### Your assignment
If a line of the records contains the string "cutoff", copy it out.

————————

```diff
@@ -352,20 +377,30 @@
             L.x.e.pay[p] = ((seg >> FLT_BITS) << 26) | (km << 11) | off;
             L.x.e.eslot[p] = (uint16_t)e;
         };
-        fs_walk<FS_LPB2, FS_NP2, FS_Q2, FS_D2, true>(tid, hbs, hcn, offsets, K, [&](int km, uint32_t pos, bool valid) {
-            const uint32_t seg = pos / (uint32_t)ZV;
-            const uint32_t e = seg & (FLT_M - 1);
-            const uint32_t oc = valid ? L.occ[e >> 5] : 0u;
-            const bool keep = (bool)((oc >> (e & 31u)) & 1u);
-            const unsigned long long m = __builtin_amdgcn_ballot_w64(keep);
-            if (m) {
-                if (keep) {
-                    const uint32_t at = qn + (uint32_t)__popcll(m & ((1ull << lane) - 1ull));
-                    L.qpos[wv][at] = pos;
-                    L.qkm[wv][at] = (uint16_t)km;
+        fs_walk<FS_LPB2, FS_NP2, FS_Q2, FS_D2, true>(tid, hbs, hcn, offsets, K, [&](int km, const uint32_t (&pos)[4], const bool (&valid)[4]) {
+#pragma unroll
+            for (int h = 0; h < 4; h += FS_W2B) {
+                uint32_t e[FS_W2B], oc[FS_W2B];
+#pragma unroll
+                for (int p = 0; p < FS_W2B; ++p) e[p] = (pos[h + p] / (uint32_t)ZV) & (FLT_M - 1);
+#pragma unroll
+                for (int p = 0; p < FS_W2B; ++p) oc[p] = L.occ[e[p] >> 5];
+#pragma unroll
+                for (int p = 0; p < FS_W2B; ++p) {
+                    uint32_t kb = ((valid[h + p] ? oc[p] : 0u) >> (e[p] & 31u)) & 1u;
+                    asm volatile("" : "+v"(kb));
+                    const bool keep = kb != 0u;
+                    const unsigned long long m = __builtin_amdgcn_ballot_w64(keep);
+                    if (m) {
+                        if (keep) {
+                            const uint32_t at = __builtin_amdgcn_mbcnt_hi((uint32_t)(m >> 32), __builtin_amdgcn_mbcnt_lo((uint32_t)m, qn));
+                            L.qpos[wv][at] = pos[h + p];
+                            L.qkm[wv][at] = (uint16_t)km;
+                        }
+                        qn += (uint32_t)__popcll(m);
+                        if (qn >= 64u) { qn -= 64u; place(qn + (uint32_t)lane); }
+                    }
                 }
-                qn += (uint32_t)__popcll(m);
-                if (qn >= 64u) { qn -= 64u; place(qn + (uint32_t)lane); }
             }
         });
         if ((uint32_t)lane < qn) place((uint32_t)lane);
@@ -518,7 +553,9 @@
             const uint32_t q = ovf[k];
             const uint32_t st = L.sq_st[q], en = L.sq_st[q + 1];
             int sc;
-            replay_overflow(L.x.e.pay + st, (int)(en - st), A.ent_fin + hb + st, A.escore + hb + st, cutoff, &sc);
+            uint32_t* fin = A.ent_fin + hb + st;
+            asm volatile("" : "+v"(fin));
+            replay_overflow(L.x.e.pay + st, (int)(en - st), fin, A.escore + hb + st, cutoff, &sc);
             if (lane == 0) L.sq_score[q] = (uint16_t)((uint32_t)sc | FS_OVF16);
         }
     }
diff --git a/mecat_amd/csrc/seed_walk.h b/mecat_amd/csrc/seed_walk.h
--- a/mecat_amd/csrc/seed_walk.h
+++ b/mecat_amd/csrc/seed_walk.h
@@ -73,17 +73,19 @@
         for (int q = 0; q < Q; ++q) {
             const int km = base + q * G + g;
             if constexpr (UNIFORM) {
+                bool v[NP];
 #pragma unroll
-                for (int p = 0; p < NP; ++p) {
-                    const bool v = sub + (uint32_t)(p * LPB) < cc[q];
-                    if (__any(v)) f(km, cd[q][p], v);
-                }
+                for (int p = 0; p < NP; ++p) v[p] = sub + (uint32_t)(p * LPB) < cc[q];
+                if (__any(v[0])) f(km, cd[q], v);
                 for (uint32_t r = (uint32_t)(NP * LPB) + sub; __any(r < cc[q]); r += 4 * LPB) {
                     uint32_t tv[4];
+                    bool tok[4];
 #pragma unroll
-                    for (int u = 0; u < 4; ++u) tv[u] = r + (uint32_t)(u * LPB) < cc[q] ? (uint32_t)arr[cb[q] + r + (uint32_t)(u * LPB)] : 0u;
-#pragma unroll
-                    for (int u = 0; u < 4; ++u) { const bool v = r + (uint32_t)(u * LPB) < cc[q]; if (__any(v)) f(km, tv[u], v); }
+                    for (int u = 0; u < 4; ++u) {
+                        tok[u] = r + (uint32_t)(u * LPB) < cc[q];
+                        tv[u] = tok[u] ? (uint32_t)arr[cb[q] + r + (uint32_t)(u * LPB)] : 0u;
+                    }
+                    f(km, tv, tok);
                 }
             } else {
 #pragma unroll
```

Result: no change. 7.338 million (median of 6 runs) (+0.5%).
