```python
def build_constraints(color_bgr, pair_frames,pair_flow, pair_mask, match_separation, inv_aspect, dyn_dist=None, min_dynamic_distance=-1.0,
                      trip_frames=None, trip_flow=None, trip_mask=None, device=0):
    color = np.ascontiguousarray(color_bgr, np.float32)
    F, h, w = color.shape[:3]
    pf = np.ascontiguousarray(pair_frames, np.int32).reshape(-1, 2); P = len(pf)
    pfl = np.ascontiguousarray(pair_flow, np.float32) if P else None; pm = np.ascontiguousarray(pair_mask, np.uint8) if P else None
    T = 0 if trip_frames is None else len(trip_frames)
    tf = np.ascontiguousarray(trip_frames, np.int32) if T else None
    tfl = np.ascontiguousarray(trip_flow, np.float32) if T else None; tm = np.ascontiguousarray(trip_mask, np.uint8) if T else None
    dd = None if dyn_dist is None else np.ascontiguousarray(dyn_dist, np.float32)
    prm = abi.BuilderParams(num_frames=F, width=w, height=h, dyn_width=0 if dd is None else dd.shape[2], dyn_height=0 if dd is None else dd.shape[1],
                            match_separation=match_separation, num_pairs=P, num_triplets=T, min_dynamic_distance=min_dynamic_distance, inv_aspect=inv_aspect)
    poff = np.zeros(P + 1, np.int64); toff = np.zeros(T + 1, np.int64)
    pcap, tcap = 0, 0
    for attempt in range(2):
        pout = np.zeros((max(pcap, 1), 4), np.float32); tout = np.zeros((max(tcap, 1), 6), np.float32)
        rc = lib().rcvd_build_constraints(C.byref(prm), C.c_int32(device), _p(color, C.c_float), _p(dd, C.c_float), _p(pf if P else None, C.c_int32), _p(pfl, C.c_float), _p(pm, C.c_uint8),
                                          _p(tf, C.c_int32), _p(tfl, C.c_float), _p(tm, C.c_uint8), _p(poff, C.c_int64), _p(pout, C.c_float), C.c_int64(pcap),
                                          _p(toff, C.c_int64), _p(tout, C.c_float), C.c_int64(tcap))
        if rc == 0:
            break
        if attempt == 0 and (poff[P] > pcap or toff[T] > tcap):
            pcap, tcap = int(poff[P]), int(toff[T])
            continue
        _check(rc)
    return poff, pout[:poff[P]], toff, tout[:toff[T]]


def compute_tracks(color_bgr, frame_flags, flow=None, flow_mask=None, dyn_masks=None, spawn_distance=20, prune_distance=5, min_dynamic_distance=3.0,
                   inv_aspect=1.0, device=0):
    color = np.ascontiguousarray(color_bgr, np.float32)
    F, h, w = color.shape[:3]
    fl = np.ascontiguousarray(frame_flags, np.uint8).reshape(-1)
    if fl.size != F:
        raise ValueError(f"{fl.size} frame flags for {F} frames")
    fw = None if flow is None else np.ascontiguousarray(flow, np.float32)
    fm = None if flow_mask is None else np.ascontiguousarray(flow_mask, np.uint8)
    dm = None if dyn_masks is None else np.ascontiguousarray(dyn_masks, np.uint8)
    prm = abi.TrackParams(num_frames=F, width=w, height=h, dyn_width=0 if dm is None else dm.shape[2], dyn_height=0 if dm is None else dm.shape[1],
                          spawn_distance=spawn_distance, prune_distance=prune_distance, min_dynamic_distance=min_dynamic_distance, inv_aspect=inv_aspect)
    off = np.zeros(F + 1, np.int64)
    n = C.c_int64(0)
    cap = F * h * w // 128 + 1024
    for attempt in range(2):
        ids = np.zeros(max(cap, 1), np.int32); locs = np.zeros((max(cap, 1), 2), np.float32)
        rc = lib().rcvd_compute_tracks(C.byref(prm), C.c_int32(device), _p(color, C.c_float), _p(dm, C.c_uint8), _p(fw, C.c_float), _p(fm, C.c_uint8),
                                       _p(fl, C.c_uint8), _p(off, C.c_int64), _p(ids, C.c_int32), _p(locs, C.c_float), C.c_int64(cap), C.byref(n))
        if rc == 0:
            break
        if attempt == 0 and off[F] > cap:
            cap = int(off[F])
            continue
        _check(rc)
    return off, ids[:off[F]], locs[:off[F]], int(n.value)


def static_flags(masks, distance, pair_frames=None, pair_offsets=None, pair_locs=None, trip_frames=None, trip_offsets=None, trip_locs=None, want_distance=False, device=0):
    m = np.ascontiguousarray(masks, np.uint8); F, h, w = m.shape
    P = 0 if pair_frames is None else len(pair_frames); T = 0 if trip_frames is None else len(trip_frames)
    pf = np.ascontiguousarray(pair_frames, np.int32).reshape(-1, 2) if P else None
    po = np.ascontiguousarray(pair_offsets, np.int64) if P else None
    pl = np.ascontiguousarray(pair_locs, np.float32).reshape(-1, 4) if P else None
    tf = np.ascontiguousarray(trip_frames, np.int32) if T else None
    to = np.ascontiguousarray(trip_offsets, np.int64) if T else None
    tl = np.ascontiguousarray(trip_locs, np.float32).reshape(-1, 6) if T else None
    ps = np.zeros(int(po[-1]) if P else 0, np.uint8); ts = np.zeros(int(to[-1]) if T else 0, np.uint8)
    dist = np.zeros((F, h, w), np.float32) if want_distance else None
    _check(lib().rcvd_static_flags(C.c_int32(device), _p(m, C.c_uint8), C.c_int32(F), C.c_int32(h), C.c_int32(w), C.c_float(distance),
                                   C.c_int32(P), _p(pf, C.c_int32), _p(po, C.c_int64), _p(pl, C.c_float), _p(ps if P else None, C.c_uint8),
                                   C.c_int32(T), _p(tf, C.c_int32), _p(to, C.c_int64), _p(tl, C.c_float), _p(ts if T else None, C.c_uint8), _p(dist, C.c_float)))
    return ps, ts, dist


def prune_static_flags(num_frames, height, width, distance, pair_frames, pair_offsets, pair_locs, pair_static,
                       trip_centres=None, trip_offsets=None, trip_locs=None, trip_static=None, device=0):
    P = len(pair_frames); T = 0 if trip_centres is None else len(trip_centres)
    pf = np.ascontiguousarray(pair_frames, np.int32).reshape(-1, 2) if P else None
    po = np.ascontiguousarray(pair_offsets, np.int64) if P else None
    pl = np.ascontiguousarray(pair_locs, np.float32).reshape(-1, 4) if P else None
    ps = np.array(pair_static, np.uint8).reshape(-1) if P else np.zeros(0, np.uint8)
    tc = np.ascontiguousarray(trip_centres, np.int32) if T else None
    to = np.ascontiguousarray(trip_offsets, np.int64) if T else None
# ... 19 lines not shown
```

Measured before the change: 85.11 million.

## Stream TRSM output into the level update kernel via per-strip progress flags

```diff
diff --git a/include/rcvd_hooks.h b/include/rcvd_hooks.h
--- a/include/rcvd_hooks.h
+++ b/include/rcvd_hooks.h
@@ -25,7 +25,7 @@
 
 int32_t rcvd_debug_solve_matrix(rcvd_problem* p, const double* H, const double* D2, const double* b, double* y);
 int32_t rcvd_debug_factor_dense(rcvd_problem* p, int32_t* order, double* L, double* Linv);
-int32_t rcvd_debug_linear_paths(rcvd_problem* p, int64_t out[13]);
+int32_t rcvd_debug_linear_paths(rcvd_problem* p, int64_t out[14]);
 
 int32_t rcvd_debug_linear_residual(rcvd_problem* p, double radius, double out[6]);
 
@@ -37,6 +37,7 @@
 
 int32_t rcvd_debug_set_fast_path(rcvd_problem* p, int32_t on);
 int32_t rcvd_debug_set_overlap(rcvd_problem* p, int32_t on);
+int32_t rcvd_debug_set_update_stream(rcvd_problem* p, int32_t on);
 int32_t rcvd_debug_set_order_slack(rcvd_problem* p, int32_t slack);
 int32_t rcvd_debug_set_eval_only(rcvd_problem* p, int32_t on);
 int32_t rcvd_debug_set_distributed(rcvd_problem* p, int32_t on);
diff --git a/robust_cvd_b200/csrc/rcvd_api.cu b/robust_cvd_b200/csrc/rcvd_api.cu
--- a/robust_cvd_b200/csrc/rcvd_api.cu
+++ b/robust_cvd_b200/csrc/rcvd_api.cu
@@ -138,7 +138,7 @@
 }
 
 enum { LP_POTRF_SMEM = 0, LP_POTRF_PANEL, LP_TRSM_LL4, LP_TRSM_LL2, LP_TRSM_GEMM, LP_UPD_TMA1, LP_UPD_TMA2, LP_SUB_LEVEL, LP_SUB_FUSED,
-       LP_TRINV, LP_OTHER, LP_UPD_TMA1_MULTI, LP_TRSM_STREAMED, LP_N };
+       LP_TRINV, LP_OTHER, LP_UPD_TMA1_MULTI, LP_TRSM_STREAMED, LP_UPD_STREAMED, LP_N };
 
 struct RecordSet {
   const int width, nframes;
@@ -166,6 +166,7 @@
   double *d_H = nullptr, *d_Lb = nullptr, *d_T = nullptr, *d_invL = nullptr, *d_invT = nullptr;
   HBlock *d_hblocks = nullptr, *d_lblocks = nullptr; int* d_fail = nullptr;
   int* d_potrf_progress = nullptr;
+  int* d_xprog = nullptr;
   FactorKernels fk = {};
   FactorPlan plan;
   int *d_lvl_frames = nullptr; TrsmTask* d_trsm_tasks = nullptr; int2* d_upd_pairs = nullptr; SolveTask* d_fwd_tasks = nullptr;
@@ -186,8 +187,9 @@
   bool records_sorted = false;
   int fast_path = 1;
   bool dist_enabled = true, graph_warm = false, force_full_H = false;
+  bool stream_u1 = true;
   int *d_lvl_own = nullptr, *d_load_lblocks = nullptr, *d_own_hblocks = nullptr, *d_uperm = nullptr;
-  UpdItem* d_upd_items = nullptr; CUtensorMap tmapT; int num_sms = 0, upd_ipc = 0;
+  UpdItem* d_upd_items = nullptr; CUtensorMap tmapT; int num_sms = 0, upd_ipc = 2;
   std::vector<double> level_ms;
   bool factored = false;
   int64_t paths[LP_N] = {0}, graph_paths[LP_N] = {0};
@@ -340,6 +342,7 @@
   DA(p->d_g2, Upad + 8); DA(p->d_delta, Upad);
   DA(p->d_ytmp, Upad); DA(p->d_y, Upad); DA(p->d_Sy, Upad); DA(p->d_Hy, Upad); DA(p->d_scal, SC_N); DA(p->d_active, Upad); DA(p->d_fail, 1);
   DA(p->d_potrf_progress, (size_t)N);
+  DA(p->d_xprog, (size_t)std::max(nLoff, 1) * ((npad + kTrsmStrip - 1) / kTrsmStrip));
   DA(p->d_partial, (size_t)p->npartial);
   if (p->eval_only) { DA(p->d_H, 1); DA(p->d_Lb, 1); DA(p->d_T, 1); DA(p->d_invL, 1); DA(p->d_invT, 1); }
   else {
@@ -365,6 +368,7 @@
     if (!encoded) return set_err(RCVD_ERR_CUDA, "cuTensorMapEncodeTiled unavailable or failed: the TMA update kernel cannot run");
     CK(cudaFuncSetAttribute(k_update_tma<1>, cudaFuncAttributeMaxDynamicSharedMemorySize, (int)upd_smem_bytes(p->plan.upd_rb, 1)));
     CK(cudaFuncSetAttribute(k_update_tma<2>, cudaFuncAttributeMaxDynamicSharedMemorySize, (int)upd_smem_bytes(p->plan.upd_rb, 2)));
+    CK(cudaFuncSetAttribute(k_update_tma<2, true>, cudaFuncAttributeMaxDynamicSharedMemorySize, (int)upd_smem_bytes(p->plan.upd_rb, 2)));
   }
   CK(cudaMallocHost((void**)&p->h_scal, (SC_N + 2) * sizeof(double)));
   p->h_fail = (int*)(p->h_scal + SC_N);
@@ -469,6 +473,10 @@
   bool streamed(const Level& v) const {
     return fk.trsm_ll && v.nown > 0 && v.ntrsm > 0 && fk.potrf_smem && strips * v.ntrsm <= (trsm_deep(v) ? 1 : fk.trsm2_ctas_per_sm) * p->num_sms;
   }
+  bool u1_streamed(int li) const {
+    const Level& v = pl.levels[li];
+    return p->stream_u1 && v.nit > 0 && v.nit <= p->num_sms && streamed(v) && !(pl.dist && li < pl.LB);
+  }
 
   int factor_diagonal(const int* frames, int nfr, bool pdl) {
     if (fk.potrf_smem)
@@ -482,7 +490,7 @@
     return RCVD_OK;
   }
 
-  int trsm(const Level& lv, const int* frames, int nfr, bool chain) {
+  int trsm(const Level& lv, const int* frames, int nfr, bool chain, bool publish) {
     const bool inv_stream = fk.trsm_ll && p->overlap;
     if (inv_stream) { if (int rc = wait(inv, st, p->ev_fork)) return rc; inv_used = true; }
     if (int rc = launch(LP_TRINV, k_trinv, dim3(npad / 16, nfr), dim3(256), fk.trinv_bytes, inv_stream ? inv : st, false,
@@ -495,7 +503,7 @@
       decltype(&k_trsm_ll<2>) kernel = deep ? (chain ? k_trsm_ll<4, true> : k_trsm_ll<4>) : (chain ? k_trsm_ll<2, true> : k_trsm_ll<2>);
       if (chain) p->paths[LP_TRSM_STREAMED]++;
       rc = launch(deep ? LP_TRSM_LL4 : LP_TRSM_LL2, kernel, dim3(strips, lv.ntrsm), dim3(128), deep ? fk.trsm_ll4_bytes : fk.trsm_ll2_bytes, st, chain,
-                  p->d_T, p->d_Lb, p->d_invT, p->d_trsm_tasks + lv.trsm_off, npad, chain ? p->d_potrf_progress : nullptr);
+                  p->d_T, p->d_Lb, p->d_invT, p->d_trsm_tasks + lv.trsm_off, npad, chain ? p->d_potrf_progress : nullptr, publish ? p->d_xprog : nullptr);
     } else {
       const int tiles = (npad + 63) / 64;
       rc = launch(LP_TRSM_GEMM, k_gemm_nt, dim3(tiles, tiles, lv.ntrsm), dim3(128), 0, st, false, p->d_T, p->d_Lb, p->d_invL,
@@ -506,28 +514,57 @@
     return RCVD_OK;
   }
 
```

————————

### Written response
-            replay_overflow(L.x.e.pay + st, (int)(en - st), A.ent_fin + hb + st, A.escore + hb + st, cutoff, &sc);
+            replay_overflow(L.x.e.pay + st, (int)(en - st), fin, A.escore + hb + st, cutoff, &sc);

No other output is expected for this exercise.